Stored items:

^^^^^^^^

int make_plan(const lf_soil_args *a, const uint8_t *paddy_any, veg_plan *P)
{
    if (a->V > kMaxVeg) return lf_set_error(LF_E_INVALID, "V = %lld exceeds the supported maximum %d", (long long)a->V, kMaxVeg);
    int count_paddy = 0;
    for (int veg = 0; veg < (int)a->V; ++veg) {
        P->landuse[veg] = (int)a->index_landuse_all[veg];
        if (P->landuse[veg] < 0 || P->landuse[veg] >= a->L)
            return lf_set_error(LF_E_INVALID, "index_landuse_all[%d] = %d out of range", veg, P->landuse[veg]);
        P->paddy_row[veg] = 0;
        if (a->is_paddy_irrig && a->is_paddy_irrig[veg]) {
            if (!paddy_any || !paddy_any[count_paddy]) {
                P->mode[veg] = 0;
                P->drained[veg] = 0;
                continue;
            }
            P->mode[veg] = 2;
            P->drained[veg] = 0;
            P->paddy_row[veg] = count_paddy++;
        } else {
            P->mode[veg] = 1;
            P->drained[veg] = (a->is_irrigated && a->is_irrigated[veg] && a->DrainedFraction > 0) ? 1 : 0;
        }
    }
    return LF_OK;
}

inline int blocks_for(int64_t n) { return (int)((n + kBlock - 1) / kBlock); }
constexpr int kSoilTripCap = 6;

}

extern "C" {

int lf_interception_device(int device, const lf_interception_args *a)
{
    if (!a) return lf_set_error(LF_E_INVALID, "null argument");
    lf_device_ctx *c;
    LF_TRY(lf_ctx(device, &c));
    if (a->N > 0 && a->V > 0)
        hipLaunchKernelGGL(k_interception, dim3(blocks_for(a->N)), dim3(kBlock), 0, c->stream, *a);
    LF_HIP(hipGetLastError());
    return LF_OK;
}

struct soil_ws_layout {
    size_t all_count, all_list, s_count, s_key, s_rec, bytes;
};
static soil_ws_layout soil_layout(size_t ntiles)
{
    auto up = [](size_t x) { return (x + 255) & ~(size_t)255; };
    soil_ws_layout L;
    L.all_count = 0;
    L.all_list = up(sizeof(unsigned int) * (ntiles + 4));
    L.s_count = L.all_list + up(sizeof(unsigned short) * ntiles * kTile);
    L.s_key = L.s_count + up(sizeof(unsigned int) * (ntiles + 4));
    L.s_rec = L.s_key + up(sizeof(unsigned short) * ntiles * kStragCap);
    L.bytes = L.s_rec + sizeof(double) * ntiles * kStragCap * kStragFields;
    return L;
}

int lf_soil_last_deferred(int device, int64_t *count)
{
    if (!count) return lf_set_error(LF_E_INVALID, "null argument");
    lf_device_ctx *c;
    LF_TRY(lf_ctx(device, &c));
    *count = 0;
    if (!c->soil_ws || c->soil_ntiles == 0) return LF_OK;
    std::vector<unsigned int> h(c->soil_ntiles);
    LF_HIP(hipMemcpyAsync(h.data(), c->soil_ws, sizeof(unsigned int) * c->soil_ntiles, hipMemcpyDeviceToHost, c->stream));
    LF_HIP(hipStreamSynchronize(c->stream));
    int64_t tot = 0;
    for (unsigned int v : h) tot += v;
    *count = tot;
    return LF_OK;
}
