+__global__ void pack_wx_kernel(const float* __restrict__ src, float* __restrict__ dst, int cout, int cin) {
+    const long total = (long)cout * cin * 12 / 2;
+    const int nblk = cout >> 6;
+    for (long i = blockIdx.x * (long)blockDim.x + threadIdx.x; i < total; i += (long)gridDim.x * blockDim.x) {
+        const int k = (int)(i & 7) * 2;
+        long r = i >> 3;
+        const int co = r % cout; r /= cout;
+        const int tap = r % 12;
+        const int chunk = r / 12;
+        const int row = tap >> 2, f = tap & 3;
+        float u[2];
+#pragma unroll
+        for (int e = 0; e < 2; ++e) {
+            const float* g = src + (((long)co * cin + chunk * 16 + k + e) * 3 + row) * 3;
+            if (f == 0) u[e] = g[0];
+            else if (f == 1) u[e] = ((g[0] + g[1]) + g[2]) * 0.5f;
+            else if (f == 2) u[e] = ((g[0] - g[1]) + g[2]) * 0.5f;
+            else u[e] = g[2];
+        }
+        wrow_store_pair(dst, (((size_t)chunk * nblk + (co >> 6)) * 12 + tap) * 64 + (co & 63), co & 63, k, u[0], u[1]);
+    }
+    wrow_drain();
+}
+
 __global__ void pack_k16_kernel(const float* __restrict__ src, float* __restrict__ dst, int cout, int cin, int kh,
                                 int kw, int transposed) {
     const long total = (long)cout * cin * kh * kw / 2;
@@ -1120,6 +1461,73 @@
     DVG_REQUIRE(H % 8 == 0 && W % 16 == 0 && (long)N * (H / 8) * (W / 16) * (Cout / 64) >= 512, DVG_ERR_SHAPE,
                 "dvg_conv3x3_first_pair: H %% 8, W %% 16 and >= 512 workgroups needed (N=%d H=%d W=%d Cout=%d)", N, H, W, Cout);
     return launch2<M2_CONV3, 1, 8, 16, 1, true>(p, H, W, nullptr, 0, (hipStream_t)stream);
+}
+
+extern "C" int dvg_pack_conv_weight_wx(const float* w, float* w_packed, int cout, int cin, void* stream) {
+    DVG_REQUIRE(w && w_packed, DVG_ERR_NULL, "dvg_pack_conv_weight_wx: NULL pointer");
+    DVG_REQUIRE(cout > 0 && cout % 64 == 0 && cin > 0 && cin % 16 == 0, DVG_ERR_SHAPE,
+                "dvg_pack_conv_weight_wx: Cin must be a multiple of 16, Cout of 64");
+    DVG_REQUIRE(aligned16(w_packed), DVG_ERR_ALIGN, "dvg_pack_conv_weight_wx: w_packed must be 16-byte aligned");
+    const long total = (long)cout * cin * 12 / 2;
+    hipLaunchKernelGGL(pack_wx_kernel, dim3(grid_for(total, 256, 4096)), dim3(256), 0, (hipStream_t)stream, w, w_packed, cout, cin);
+    return check_launch("dvg_pack_conv_weight_wx");
+}
+
+static int checks_wx(const Igemm2Params& p, const char* who) {
+    DVG_REQUIRE(p.N > 0 && p.H > 0 && p.W > 0, DVG_ERR_SHAPE, "%s: empty shape", who);
+    DVG_REQUIRE(p.C1 > 0 && p.C1 % 16 == 0 && p.C2 == 0 && p.skip == nullptr && !p.upsample, DVG_ERR_SHAPE,
+                "%s: Cin=%d must be a multiple of 16; no concat operand, no upsampling", who, p.C1 + p.C2);
+    DVG_REQUIRE(p.Cout > 0 && p.Cout % 64 == 0, DVG_ERR_SHAPE, "%s: Cout=%d must be a multiple of 64", who, p.Cout);
+    DVG_REQUIRE(p.H % 8 == 0 && p.W % 16 == 0, DVG_ERR_SHAPE, "%s: H=%d must be a multiple of 8, W=%d of 16", who, p.H, p.W);
+    DVG_REQUIRE((long)p.H * p.W * p.Cout < (1L << 31), DVG_ERR_SHAPE, "%s: image of %d x %d x %d floats too large", who, p.H, p.W, p.Cout);
+    DVG_REQUIRE(aligned16(p.x) && aligned16(p.w) && aligned16(p.y) && aligned16(p.y_pool) && aligned16(p.addend), DVG_ERR_ALIGN,
+                "%s: pointers must be 16-byte aligned", who);
+    DVG_REQUIRE(p.act >= DVG_ACT_NONE && p.act <= DVG_ACT_SIGMOID, DVG_ERR_SHAPE, "%s: bad act", who);
+    DVG_REQUIRE(DVG_BF16X3 != 0, DVG_ERR_SHAPE, "%s: the f32-MFMA build has no WX kernel", who);
+    return DVG_OK;
+}
+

^^^^^^^^

• _The task_: From the line containing "DVG_REQUIRE(p.N > 0" down to the last line of the data above, copy every line exactly; leave out all other lines.

• _Result of the exercise_:
+    DVG_REQUIRE(p.N > 0 && p.H > 0 && p.W > 0, DVG_ERR_SHAPE, "%s: empty shape", who);
+    DVG_REQUIRE(p.C1 > 0 && p.C1 % 16 == 0 && p.C2 == 0 && p.skip == nullptr && !p.upsample, DVG_ERR_SHAPE,
+                "%s: Cin=%d must be a multiple of 16; no concat operand, no upsampling", who, p.C1 + p.C2);
+    DVG_REQUIRE(p.Cout > 0 && p.Cout % 64 == 0, DVG_ERR_SHAPE, "%s: Cout=%d must be a multiple of 64", who, p.Cout);
+    DVG_REQUIRE(p.H % 8 == 0 && p.W % 16 == 0, DVG_ERR_SHAPE, "%s: H=%d must be a multiple of 8, W=%d of 16", who, p.H, p.W);
+    DVG_REQUIRE((long)p.H * p.W * p.Cout < (1L << 31), DVG_ERR_SHAPE, "%s: image of %d x %d x %d floats too large", who, p.H, p.W, p.Cout);
+    DVG_REQUIRE(aligned16(p.x) && aligned16(p.w) && aligned16(p.y) && aligned16(p.y_pool) && aligned16(p.addend), DVG_ERR_ALIGN,
+                "%s: pointers must be 16-byte aligned", who);
+    DVG_REQUIRE(p.act >= DVG_ACT_NONE && p.act <= DVG_ACT_SIGMOID, DVG_ERR_SHAPE, "%s: bad act", who);
+    DVG_REQUIRE(DVG_BF16X3 != 0, DVG_ERR_SHAPE, "%s: the f32-MFMA build has no WX kernel", who);
+    return DVG_OK;
+}
+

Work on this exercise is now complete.